*Your instructions:* Copy every record exactly. Nothing may be skipped.

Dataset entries
-        if (!(vy && xl)) r[0] = zero;
-        if (!vy) r[1] = zero;
-        if (!(vy && xr)) r[2] = zero;
-        if (RELU) {
-#pragma unroll
-            for (int k = 0; k < 3; ++k) {
-                r[k].x = relu2s(r[k].x); r[k].y = relu2s(r[k].y); r[k].z = relu2s(r[k].z); r[k].w = relu2s(r[k].w);
-            }
-        }
-    };
-    uint4 r0[3], r1[3], r2[3];
-    load_row(-1, r0);
+        const unsigned char* q = lds + y * lrow;
+        r[1] = *reinterpret_cast<const uint4*>(q);
+        r[0] = *reinterpret_cast<const uint4*>(xl ? q - DW_PS * 16 : q);
+        r[2] = *reinterpret_cast<const uint4*>(xr ? q + DW_PS * 16 : q);
+        if (!xl) r[0] = zero;
+        if (!xr) r[2] = zero;
+    };
+    uint4 r0[3] = {zero, zero, zero}, r1[3], r2[3];
     load_row(0, r1);
     for (int y = 0; y < H; ++y) {
-        load_row(y + 1, r2);
+        if (y + 1 < H) load_row(y + 1, r2);
+        else { r2[0] = zero; r2[1] = zero; r2[2] = zero; }
         float acc[8];
 #pragma unroll
         for (int j = 0; j < 8; ++j) acc[j] = 0.f;
+        auto tap = [&](const float (&wt)[8], const uint4& v) {
+            typedef H16<T> F;
+            acc[0] = F::fma_lo(v.x, wt[0], acc[0]); acc[1] = F::fma_hi(v.x, wt[1], acc[1]);
+            acc[2] = F::fma_lo(v.y, wt[2], acc[2]); acc[3] = F::fma_hi(v.y, wt[3], acc[3]);
+            acc[4] = F::fma_lo(v.z, wt[4], acc[4]); acc[5] = F::fma_hi(v.z, wt[5], acc[5]);
+            acc[6] = F::fma_lo(v.w, wt[6], acc[6]); acc[7] = F::fma_hi(v.w, wt[7], acc[7]);
+        };
 #pragma unroll
         for (int dx = 0; dx < 3; ++dx) {
-            float f[8];
-            unpack<T>(r0[dx], f);
-#pragma unroll
-            for (int j = 0; j < 8; ++j) acc[j] = fmaf(w[dx][j], f[j], acc[j]);
-            unpack<T>(r1[dx], f);
-#pragma unroll
-            for (int j = 0; j < 8; ++j) acc[j] = fmaf(w[3 + dx][j], f[j], acc[j]);
-            unpack<T>(r2[dx], f);
-#pragma unroll
-            for (int j = 0; j < 8; ++j) acc[j] = fmaf(w[6 + dx][j], f[j], acc[j]);
-        }
-        *reinterpret_cast<uint4*>(obase + ((size_t)y * W + x) * C) = pack<T>(acc);
+            tap(w[dx], r0[dx]);
+            tap(w[3 + dx], r1[dx]);
+            tap(w[6 + dx], r2[dx]);
+        }
+        if (live) *reinterpret_cast<uint4*>(obase + (size_t)y * rs) = pack<T>(acc);
 #pragma unroll
         for (int k = 0; k < 3; ++k) { r0[k] = r1[k]; r1[k] = r2[k]; }
     }
@@ -79,7 +89,7 @@
 enum { EPI_PLAIN = 0, EPI_POOL = 2 };
 
 template <typename T, int PF, bool S2, int EPI = EPI_PLAIN>
-__global__ void __launch_bounds__(256) gemm_tile_kernel(const GemmParams p) {
+__global__ void __launch_bounds__(256, 3) gemm_tile_kernel(const GemmParams p) {
     if constexpr (H16<T>::F16) bq_f16_saturate();
     extern __shared__ __attribute__((aligned(16))) unsigned char smem[];
     const int tid = threadIdx.x, lane = tid & 63, wave = tid >> 6;
@@ -170,6 +180,54 @@
         __syncthreads();
     }
 
+    const int pc = tid & 15;
+    const int ncol = nt * BN + pc * 8;
+    const bool col_on = ncol < p.Nstore;
+    auto pool_taps = [&](int r, uint4 (&u)[9]) {
+        const T* __restrict__ y = reinterpret_cast<const T*>(p.residual);
+        const int pt = (p.Hi & 1) ? 1 : 0, pl = (p.Wi & 1) ? 1 : 0;
+        const int hw = p.H * p.W;
+        int m = m0 + r;
+        m = m < p.M ? m : p.M - 1;
+        const int img = m / hw, rem = m - img * hw;
+        const int yo = rem / p.W, xo = rem - yo * p.W;
+#pragma unroll
+        for (int dy = 0; dy < 3; ++dy) {
+            int yy = 2 * yo + dy - pt;
+            yy = yy < 0 ? 0 : (yy > p.Hi - 1 ? p.Hi - 1 : yy);
+#pragma unroll
+            for (int dx = 0; dx < 3; ++dx) {
+                int xx = 2 * xo + dx - pl;
+                xx = xx < 0 ? 0 : (xx > p.Wi - 1 ? p.Wi - 1 : xx);
+                u[dy * 3 + dx] = *reinterpret_cast<const uint4*>(y + ((size_t)(img * p.Hi + yy) * p.Wi + xx) * p.ldo + ncol);
+            }
+        }
+    };
+    auto pool_row = [&](int r, const uint4 (&u)[9]) {
+        const int m = m0 + r;
+        if (m >= p.M) return;
+        float mx[8];
+#pragma unroll
+        for (int j = 0; j < 8; ++j) mx[j] = -INFINITY;
+#pragma unroll
+        for (int t = 0; t < 9; ++t) {
+            const T* e = reinterpret_cast<const T*>(&u[t]);
+#pragma unroll
+            for (int j = 0; j < 8; ++j) mx[j] = fmaxf(mx[j], (float)e[j]);
+        }
+        const uint4 ru = *reinterpret_cast<const uint4*>(smem + (size_t)r * ST_ROW + pc * 16);
+        const T* re = reinterpret_cast<const T*>(&ru);
+        uint4 ou;
+        T* oe = reinterpret_cast<T*>(&ou);
+#pragma unroll
+        for (int j = 0; j < 8; ++j) oe[j] = (T)(mx[j] + (float)re[j]);
+        *reinterpret_cast<uint4*>(reinterpret_cast<T*>(p.out) + (size_t)m * p.ldo + ncol) = ou;
+    };
+    uint4 ua[9], ub[9];
+    if constexpr (EPI == EPI_POOL) {
+        if (col_on) pool_taps(tid >> 4, ua);
+    }
+
     const T* __restrict__ res = EPI == EPI_PLAIN ? reinterpret_cast<const T*>(p.residual) : nullptr;
 #pragma unroll
     for (int j = 0; j < 2; ++j)
@@ -208,64 +266,19 @@
         }
     __syncthreads();
     if constexpr (EPI == EPI_POOL) {
-        const T* __restrict__ y = reinterpret_cast<const T*>(p.residual);
-        T* __restrict__ out = reinterpret_cast<T*>(p.out);
-        const int pc = tid & 15;
-        const int ncol = nt * BN + pc * 8;
-        const int pt = (p.Hi & 1) ? 1 : 0, pl = (p.Wi & 1) ? 1 : 0;
-        if (ncol < p.Nstore) {
-            const int hw = p.H * p.W;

*Written solution:*
-        if (!(vy && xl)) r[0] = zero;
-        if (!vy) r[1] = zero;
-        if (!(vy && xr)) r[2] = zero;
-        if (RELU) {
-#pragma unroll
-            for (int k = 0; k < 3; ++k) {
-                r[k].x = relu2s(r[k].x); r[k].y = relu2s(r[k].y); r[k].z = relu2s(r[k].z); r[k].w = relu2s(r[k].w);
-            }
-        }
-    };
-    uint4 r0[3], r1[3], r2[3];
-    load_row(-1, r0);
+        const unsigned char* q = lds + y * lrow;
+        r[1] = *reinterpret_cast<const uint4*>(q);
+        r[0] = *reinterpret_cast<const uint4*>(xl ? q - DW_PS * 16 : q);
+        r[2] = *reinterpret_cast<const uint4*>(xr ? q + DW_PS * 16 : q);
+        if (!xl) r[0] = zero;
+        if (!xr) r[2] = zero;
+    };
+    uint4 r0[3] = {zero, zero, zero}, r1[3], r2[3];
     load_row(0, r1);
     for (int y = 0; y < H; ++y) {
-        load_row(y + 1, r2);
+        if (y + 1 < H) load_row(y + 1, r2);
+        else { r2[0] = zero; r2[1] = zero; r2[2] = zero; }
         float acc[8];
 #pragma unroll
         for (int j = 0; j < 8; ++j) acc[j] = 0.f;
+        auto tap = [&](const float (&wt)[8], const uint4& v) {
+            typedef H16<T> F;
+            acc[0] = F::fma_lo(v.x, wt[0], acc[0]); acc[1] = F::fma_hi(v.x, wt[1], acc[1]);
+            acc[2] = F::fma_lo(v.y, wt[2], acc[2]); acc[3] = F::fma_hi(v.y, wt[3], acc[3]);
+            acc[4] = F::fma_lo(v.z, wt[4], acc[4]); acc[5] = F::fma_hi(v.z, wt[5], acc[5]);
+            acc[6] = F::fma_lo(v.w, wt[6], acc[6]); acc[7] = F::fma_hi(v.w, wt[7], acc[7]);
+        };
 #pragma unroll
         for (int dx = 0; dx < 3; ++dx) {
-            float f[8];
-            unpack<T>(r0[dx], f);
-#pragma unroll
-            for (int j = 0; j < 8; ++j) acc[j] = fmaf(w[dx][j], f[j], acc[j]);
-            unpack<T>(r1[dx], f);
-#pragma unroll
-            for (int j = 0; j < 8; ++j) acc[j] = fmaf(w[3 + dx][j], f[j], acc[j]);
-            unpack<T>(r2[dx], f);
-#pragma unroll
-            for (int j = 0; j < 8; ++j) acc[j] = fmaf(w[6 + dx][j], f[j], acc[j]);
-        }
-        *reinterpret_cast<uint4*>(obase + ((size_t)y * W + x) * C) = pack<T>(acc);
+            tap(w[dx], r0[dx]);
+            tap(w[3 + dx], r1[dx]);
+            tap(w[6 + dx], r2[dx]);
+        }
+        if (live) *reinterpret_cast<uint4*>(obase + (size_t)y * rs) = pack<T>(acc);
 #pragma unroll
         for (int k = 0; k < 3; ++k) { r0[k] = r1[k]; r1[k] = r2[k]; }
     }
@@ -79,7 +89,7 @@
 enum { EPI_PLAIN = 0, EPI_POOL = 2 };
 
 template <typename T, int PF, bool S2, int EPI = EPI_PLAIN>
-__global__ void __launch_bounds__(256) gemm_tile_kernel(const GemmParams p) {
+__global__ void __launch_bounds__(256, 3) gemm_tile_kernel(const GemmParams p) {
     if constexpr (H16<T>::F16) bq_f16_saturate();
     extern __shared__ __attribute__((aligned(16))) unsigned char smem[];
     const int tid = threadIdx.x, lane = tid & 63, wave = tid >> 6;
@@ -170,6 +180,54 @@
         __syncthreads();
     }
 
+    const int pc = tid & 15;
+    const int ncol = nt * BN + pc * 8;
+    const bool col_on = ncol < p.Nstore;
+    auto pool_taps = [&](int r, uint4 (&u)[9]) {
+        const T* __restrict__ y = reinterpret_cast<const T*>(p.residual);
+        const int pt = (p.Hi & 1) ? 1 : 0, pl = (p.Wi & 1) ? 1 : 0;
+        const int hw = p.H * p.W;
+        int m = m0 + r;
+        m = m < p.M ? m : p.M - 1;
+        const int img = m / hw, rem = m - img * hw;
+        const int yo = rem / p.W, xo = rem - yo * p.W;
+#pragma unroll
+        for (int dy = 0; dy < 3; ++dy) {
+            int yy = 2 * yo + dy - pt;
+            yy = yy < 0 ? 0 : (yy > p.Hi - 1 ? p.Hi - 1 : yy);
+#pragma unroll
+            for (int dx = 0; dx < 3; ++dx) {
+                int xx = 2 * xo + dx - pl;
+                xx = xx < 0 ? 0 : (xx > p.Wi - 1 ? p.Wi - 1 : xx);
+                u[dy * 3 + dx] = *reinterpret_cast<const uint4*>(y + ((size_t)(img * p.Hi + yy) * p.Wi + xx) * p.ldo + ncol);
+            }
+        }
+    };
+    auto pool_row = [&](int r, const uint4 (&u)[9]) {
+        const int m = m0 + r;
+        if (m >= p.M) return;
+        float mx[8];
+#pragma unroll
+        for (int j = 0; j < 8; ++j) mx[j] = -INFINITY;
+#pragma unroll
+        for (int t = 0; t < 9; ++t) {
+            const T* e = reinterpret_cast<const T*>(&u[t]);
+#pragma unroll
+            for (int j = 0; j < 8; ++j) mx[j] = fmaxf(mx[j], (float)e[j]);
+        }
+        const uint4 ru = *reinterpret_cast<const uint4*>(smem + (size_t)r * ST_ROW + pc * 16);
+        const T* re = reinterpret_cast<const T*>(&ru);
+        uint4 ou;
+        T* oe = reinterpret_cast<T*>(&ou);
+#pragma unroll
+        for (int j = 0; j < 8; ++j) oe[j] = (T)(mx[j] + (float)re[j]);
+        *reinterpret_cast<uint4*>(reinterpret_cast<T*>(p.out) + (size_t)m * p.ldo + ncol) = ou;
+    };
+    uint4 ua[9], ub[9];
+    if constexpr (EPI == EPI_POOL) {
+        if (col_on) pool_taps(tid >> 4, ua);
+    }
+
     const T* __restrict__ res = EPI == EPI_PLAIN ? reinterpret_cast<const T*>(p.residual) : nullptr;
 #pragma unroll
     for (int j = 0; j < 2; ++j)
@@ -208,64 +266,19 @@
         }
     __syncthreads();
     if constexpr (EPI == EPI_POOL) {
-        const T* __restrict__ y = reinterpret_cast<const T*>(p.residual);
-        T* __restrict__ out = reinterpret_cast<T*>(p.out);
-        const int pc = tid & 15;
-        const int ncol = nt * BN + pc * 8;
-        const int pt = (p.Hi & 1) ? 1 : 0, pl = (p.Wi & 1) ? 1 : 0;
-        if (ncol < p.Nstore) {
-            const int hw = p.H * p.W;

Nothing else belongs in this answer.